[Stored data entries]
··········

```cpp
int am_profile_enable(int device, int on) {
    Ctx* c = nullptr;
    int rc = get_ctx(device, &c);
    if (rc) return rc;
    std::lock_guard<std::recursive_mutex> lk(c->mu);
    prof_harvest(c);
    c->prof = on != 0;
    return AM_OK;
}
int am_profile_reset(int device) {
    Ctx* c = nullptr;
    int rc = get_ctx(device, &c);
    if (rc) return rc;
    std::lock_guard<std::recursive_mutex> lk(c->mu);
    prof_harvest(c);
    for (int i = 0; i < KN_COUNT; ++i) { c->prof_ms[i] = 0; c->prof_n[i] = 0; }
    return AM_OK;
}
int am_profile_query(int device, const char* kernel, double* total_ms, uint64_t* launches) {
    if (!kernel || !total_ms || !launches) return fail(AM_ERR_INVALID_ARG, "null pointer");
    Ctx* c = nullptr;
    int rc = get_ctx(device, &c);
    if (rc) return rc;
    std::lock_guard<std::recursive_mutex> lk(c->mu);
    prof_harvest(c);
    double ms = 0; uint64_t n = 0; bool found = false;
    for (int i = 0; i < KN_COUNT; ++i) {
        if (!strcmp(kernel, "*") || !strcmp(kernel, kKernelNames[i])) { ms += c->prof_ms[i]; n += c->prof_n[i]; found = true; }
    }
    if (!found) return fail(AM_ERR_INVALID_ARG, "unknown kernel name");
    *total_ms = ms; *launches = n;
    return AM_OK;
}

int am_set_option(const char* key, long long value) {
    if (!key) return fail(AM_ERR_INVALID_ARG, "null key");
    if (!strcmp(key, "k2_mfma")) { set_k2_mfma(value != 0); return AM_OK; }
    Option* r = find_option(key);
    if (!r) return fail(AM_ERR_INVALID_ARG, "unknown option");
    if (const char* err = r->rule(value)) return fail(AM_ERR_INVALID_ARG, err);
    r->value = value;
    return AM_OK;
}
int am_get_option(const char* key, long long* value) {
    if (!key || !value) return fail(AM_ERR_INVALID_ARG, "null pointer");
    if (!strcmp(key, "k2_mfma")) { *value = k2_mfma_enabled() ? 1 : 0; return AM_OK; }
    const Option* r = find_option(key);
    if (!r) return fail(AM_ERR_INVALID_ARG, "unknown option");
    *value = r->value.load();
    return AM_OK;
}

int am_needle_set_option(am_needle* h, const char* key, long long value) {
    if (!h || !h->ctx || !key) return fail(AM_ERR_INVALID_ARG, "null pointer");
    std::lock_guard<std::recursive_mutex> lk(h->ctx->mu);
    if (!strcmp(key, "log_n")) {
        if (value > 0 && (value < kLogNMin || value > kLogNMax)) return fail(AM_ERR_INVALID_ARG, "log_n out of range");
        h->opt_log_n = value < 0 ? -1 : value; return AM_OK;
    }
    if (!strcmp(key, "half_pipeline")) { h->opt_half = value < 0 ? -1 : (value >= 2 ? 2 : (value ? 1 : 0)); return AM_OK; }
    if (!strcmp(key, "score_norm")) {
        if (value > 1) return fail(AM_ERR_INVALID_ARG, "score_norm out of range (-1 = default, 0 = off, 1 = NCC)");
        h->opt_score_norm = value < 0 ? -1 : value; return AM_OK;
    }
    return fail(AM_ERR_INVALID_ARG, "unknown per-handle option (log_n, half_pipeline, score_norm)");
}
int am_needle_get_option(const am_needle* h, const char* key, long long* value) {
    if (!h || !h->ctx || !key || !value) return fail(AM_ERR_INVALID_ARG, "null pointer");
    std::lock_guard<std::recursive_mutex> lk(h->ctx->mu);
    if (!strcmp(key, "log_n")) { *value = h->opt_log_n; return AM_OK; }
    if (!strcmp(key, "half_pipeline")) { *value = h->opt_half; return AM_OK; }
    if (!strcmp(key, "score_norm")) { *value = h->opt_score_norm; return AM_OK; }
    return fail(AM_ERR_INVALID_ARG, "unknown per-handle option (log_n, half_pipeline, score_norm)");
}

}
```

audio-matcher_amd/csrc/am_correlate.hip:

```cpp
#include "am_internal.h"

namespace am {

static int pick_log_n(size_t s, long long out_count, const Opts& o, int* logN_out) {
    int min_log = kLogNMin;
    while (min_log <= kLogNMax && ((size_t)1 << min_log) < s + 1) ++min_log;
    if (min_log > kLogNMax) return fail(AM_ERR_INVALID_ARG, "needle too long for a forced transform size (2^23 at most; leave log_n at 0 for needle partitioning)");
    if (o.log_n > 0) {
        int l = (int)o.log_n;
        if (l < min_log) l = min_log;
        if (l > kLogNMax) l = kLogNMax;
        *logN_out = l;
        return AM_OK;
    }
    const long long span = out_count + (long long)s - 1;
    if (span > (1ll << 19)) {
        if ((long long)s <= kWideFromSamples) { *logN_out = 21; return AM_OK; }
        if ((long long)s <= kWidestFromSamples) {
            long long hop21 = (1ll << 21) - (long long)s + 1;
            if (hop21 >= 8 * kTile) hop21 = (hop21 / kTile) * kTile;
            *logN_out = (hop21 > 0 && out_count <= 2 * hop21) ? 21 : 22;
            return AM_OK;
        }
        if ((long long)s <= kSegmentFrom) {
// ... 143 lines not shown
        const BallotLayout bl = ballot_layout(pp.pl->dev.logN1, pp.pl->dev.logN2);
        const size_t blk = (size_t)(pp.g.nblocks - 1);
        AM_HIP(hipMemsetAsync(main_scan.wbits + blk * bl.words, 0xFF, bl.words * sizeof(unsigned long long), st));
        AM_HIP(hipMemsetD32Async(reinterpret_cast<hipDeviceptr_t>(main_scan.tile_theta + blk * bl.tiles), (int)0xFF7FFFFFu, bl.tiles, st));
    }
    return AM_OK;
}

static int run_correlation_one(am_needle* h, const PassPlan& pp, const void* d_src, long long src_len, long long lead,
                               float* d_dst, long long out_count, float factor,
                               const ScanRequest* scan_req, ScanResult* res, int src_kind, bool accumulate);

int run_correlation(am_needle* h, const Opts& o, const void* d_src, long long src_len, long long lead,
                           float* d_dst, long long out_count, float factor,
                           const ScanRequest* scan_req, ScanResult* res, int src_kind, const PassPlan* plan) {
    int rc;
    PassPlan own;
    if (!plan) {
        if ((rc = pass_plan(h, o, out_count, scan_req && !scan_req->no_scan && lead == 0, &own))) return rc;
        plan = &own;
    }
    if (res) { res->fused = false; res->redo_ok = false; res->sparse = plain_scores(); }
    if (plan->kind != PassKind::Partitioned) return run_correlation_one(h, *plan, d_src, src_len, lead, d_dst, out_count, factor, scan_req, res, src_kind, false);
    if (scan_req && scan_req->skip_launch) return fail(AM_ERR_INVALID_ARG, "internal: streaming ingest does not run early pairs for partitioned needles");
    for (size_t i = 0; i < plan->parts.size(); ++i) {
        ScanRequest plain{};
        if (scan_req) {
            plain.margin = -1.0f; plain.range_a = scan_req->range_a; plain.range_b = scan_req->range_b;
            plain.before_k3 = i == 0 ? scan_req->before_k3 : nullptr;
            plain.no_scan = true;
        }
        if ((rc = run_correlation_one(h->segments[i], plan->parts[i], d_src, src_len, lead - h->seg_off[i], d_dst, out_count, factor,
                                      scan_req ? &plain : nullptr, nullptr, src_kind, i > 0)))
            return rc;
    }
    return AM_OK;
}
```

··········

> _What you have to do_
Above are the records; report how many of their lines hold the string "pointer", with no other words.

> _Exercise answer_
4